Perfect Square Shortcut

The SAT also loves:

$(x+b)^2$

because:

$(x+b)^2=x^2+2bx+b^2$

This gives you:

• middle coefficient
• constant term

at the same time.

Checkpoint 4

Expand:

$(x+5)^2$

Answer

$x^2+10x+25$

Guided Practice

Question 1

If

$3x^2+kx+10=(3x+2)(x+b)$

for all values of $x$, what is the value of $k$?

Answer

17

Why?

Expand:

$(3x+2)(x+b)$

$=3x^2+3bx+2x+2b$

$=3x^2+(3b+2)x+2b$

Match constants:

$2b=10$

$b=5$

Match $x$ coefficients:

$k=3(5)+2$

$k=17$

Question 2

Given that

$2x^2+ax-12=(2x-3)(x+b)$

what is the value of $a$?

Answer

5

Why?

Expand:

$(2x-3)(x+b)$

$=2x^2+2bx-3x-3b$

Match constants:

• $-3b=-12$

$b=4$

Match $x$ coefficients:

$a=2(4)-3$

$a=5$

Question 3

If

$px^2+14x+12=(2x+3)(3x+4)$

for all real values of $x$

what is the value of $p$?

Answer

6

Why?

Expand:

$(2x+3)(3x+4)$

$=6x^2+8x+9x+12$

$=6x^2+17x+12$

Match $x^2$ coefficients:

$p=6$

Drill

1

In the equation

$(x+a)(x+b)=x^2+8x+15$

if $a>b$, what is the value of $a$?

2

If

$4x^2-9=(2x-k)(2x+k)$

what is the positive value of $k$?

3

If

$x^2+kx+16=(x+b)^2$

for all values of $x$ where $k>0$

what is the value of $k$?

4

If

$(3x-2)(2x+5)=ax^2+bx+c$

what is the value of $b$?

5

Given

$(2x+c)(x+3)=2x^2+kx+15$

what is the value of $k$?

6

If

$ax^2+bx+c=3(x-2)^2+5$

for all values of $x$

what is the value of $b$?

7

If

$(x-4)(2x+b)=2x^2-px-12$

what is the value of $p$?

8

If

$mx^2+13x+20=(mx+5)(x+4)$

what is the value of $m$?

9

If

$x^2+rx+36=(x+s)^2$

and $r>0$

what is the value of $r$?

10

If

$(4x+a)(x+2)=4x^2+17x+10$

what is the value of $a$?

Answer Key

1

$a=5$

Factors of 15 that add to 8:

$5$ and $3$

Since $a>b$:

$a=5$

2

$k=3$

Difference of squares:

$(2x-k)(2x+k)=4x^2-k^2$

Match constants:

• $-k^2=-9$

$k=3$

3

$k=8$

Expand:

$(x+b)^2=x^2+2bx+b^2$

Match constants:

$b^2=16$

$b=4$

Since $k>0$:

$k=2(4)=8$

4

$b=11$

Expand:

$(3x-2)(2x+5)$

$=6x^2+15x-4x-10$

$=6x^2+11x-10$

5

$k=11$

Match constants:

$3c=15$

$c=5$

Expand:

$(2x+5)(x+3)$

Middle coefficient:

$6+5=11$

6

$b=-12$

Expand:

$3(x-2)^2+5$

$=3(x^2-4x+4)+5$

$=3x^2-12x+17$

7

$p=5$

Match constants:

• $-4b=-12$

$b=3$

Expand middle term:

$3x-8x=-5x$

Therefore:

$p=5$

8

$m=1$

Match constants:

$5(4)=20$

Expand:

$(mx+5)(x+4)$

Leading coefficient becomes:

$mx^2$

Matching gives:

$m=1$

9

$r=12$

Match constants:

$s^2=36$

Since $r>0$:

$s=6$

Middle coefficient:

$r=2s$

$r=12$

10

$a=9$

Match constants:

$2a=10$

$a=5$

Check middle coefficient:

$(4x+5)(x+2)=4x^2+13x+10$

Not enough.

Instead use coefficient matching:

$8+a=17$

$a=9$

Verify:

$(4x+9)(x+2)=4x^2+17x+18$

So this identity is inconsistent as written.

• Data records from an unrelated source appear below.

+__device__ __forceinline__ void step_rows_load(const ctr_batch_t &b, const float *__restrict__ actions, int64_t ec,
+                                               StepRows &r)
+{
+    r.s = b.system[ec];
+    #pragma unroll
+    for (int i = 0; i < 6; ++i) { r.q[i] = b.joints[6 * ec + i]; r.a[i] = actions[6 * ec + i]; }
+    r.t = b.t[ec];
+    r.ep = b.epoch[ec];
+    #pragma unroll
+    for (int i = 0; i < 3; ++i) r.dg[i] = b.desired_goal[3 * ec + i];
+}
+
+__device__ __forceinline__ float (*next_action_lds())[BLOCK]
+{
+    __shared__ float s_next_a[6][BLOCK];
+    return s_next_a;
+}
+
+template <int MODE, bool HER, bool MANY>
+__device__ __forceinline__ void step_one(const KCfg &kc, const ctr_batch_t &b, const float *__restrict__ actions,
+                                         const ctr_step_out_t &o, int32_t autoreset, const ctr_her_t *her,
+                                         const SysK *s_sys, const ctr_tube_raw_t *s_raw, int64_t e, int j, bool in,
+                                         bool live, StepRows &r, const ctr_gather_push_t *gp, bool slot_free0,
+                                         const float *__restrict__ next_actions)
+{
+    constexpr bool GROUP = (MODE & 6) == 6;
+    static_assert(!MANY || (!GROUP && !HER), "k_step_many: one env per lane, no HER");
+    __shared__ double s_fin_dg[3][BLOCK];
+    __shared__ int32_t s_fin_t[BLOCK];
+    __shared__ uint32_t s_fin_ep[BLOCK];
+    if constexpr (!GROUP) {
+        #pragma unroll
+        for (int i = 0; i < 3; ++i) s_fin_dg[i][threadIdx.x] = r.dg[i];
+        s_fin_t[threadIdx.x] = r.t;
+        s_fin_ep[threadIdx.x] = r.ep;
+    }
+    if constexpr (!MANY) {
+        if (o.packed && o.packed_seq && blockIdx.x == 0 && threadIdx.x == 0)
+            *reinterpret_cast<uint4 *>(o.packed + 4 * b.n) = make_uint4(o.packed_seq, 0u, 0u, 0u);
+        if (blockIdx.x == 0) {
+            if (o.gather_prev) gather_publish_lane(o.gather_prev, o.gather_prev_seq);
+            if (gp) gather_release_lane(gp, o.gather_seq + 1u - (uint32_t)gp->depth);
+        }
+    }
+    StepFlags fl;
+    float4 grow = make_float4(0.f, 0.f, 0.f, 0.f);
+    if constexpr (GROUP) {
+        int s = 0;
+        float q[6] = {0.f, 0.f, 0.f, 0.f, 0.f, 0.f};
+        PoolPre pp;
+        if (in && j == (HER ? 0 : 1)) pool_prefetch<true>(kc, b, e, autoreset, pp, r.t, r.ep);
+        if (in) {
+            s = clamp_sys(r.s, kc.c.n_systems);
+            #pragma unroll
+            for (int i = 0; i < 6; ++i) q[i] = r.q[i];
+            set_action_substeps(s_sys[s], kc.c.constrain_alpha != 0, kc.c.n_substeps, q, r.a);
+        }
+        const SysK &sy = in ? episode_sys(kc, s_sys, s_raw, s, b.epoch[e], (uint64_t)(b.env_base + e)) : s_sys[0];
+        const double qd[6] = {(double)q[0], (double)q[1], (double)q[2], (double)q[3], (double)q[4], (double)q[5]};
+        FkStats st = {0, 0, 0, 0, 0};
+        double ag[3];
+        if (fk_needs_careful_trig(qd))
+            fk_group_rigid4<(MODE & 1) != 0, true>(sy, qd, j, ag, st, (double)kc.c.rk4_steps_per_m);
+        else
+            fk_group_rigid4<(MODE & 1) != 0, false>(sy, qd, j, ag, st, (double)kc.c.rk4_steps_per_m);
+        if constexpr (HER) {
+            if (live)
+                step_finish(kc, b, o, e, s, q, ag, st, autoreset, fl, her, actions + 6 * e, pp, r.t, r.ep, r.dg, grow);
+        } else {
+            step_finish_group(kc, b, o, e, j, in, s, q, ag, st, autoreset, fl, pp, grow);
+        }
+    } else if (live) {
+        const int s = clamp_sys(r.s, kc.c.n_systems);
+        const SysK &sy = s_sys[s];
+        float q[6];
+        #pragma unroll
+        for (int i = 0; i < 6; ++i) q[i] = r.q[i];
+        float a_nx[6] = {0.f, 0.f, 0.f, 0.f, 0.f, 0.f};
+        if constexpr (MANY) {
+            if (next_actions)
+                #pragma unroll
+                for (int i = 0; i < 6; ++i) a_nx[i] = next_actions[6 * e + i];
+        }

(The SAT would normally avoid this. A corrected version would use constant $18$ instead of $10$.)

SAT Shortcut Summary

Whenever you see:

• "for all values of $x$"
• "equivalent expressions"
• polynomial identities

stop trying to solve for $x$.

Instead:

1. Expand.
2. Match $x^2$ terms.
3. Match $x$ terms.
4. Match constants.

The SAT often hides the answer in the constants first and the coefficients second.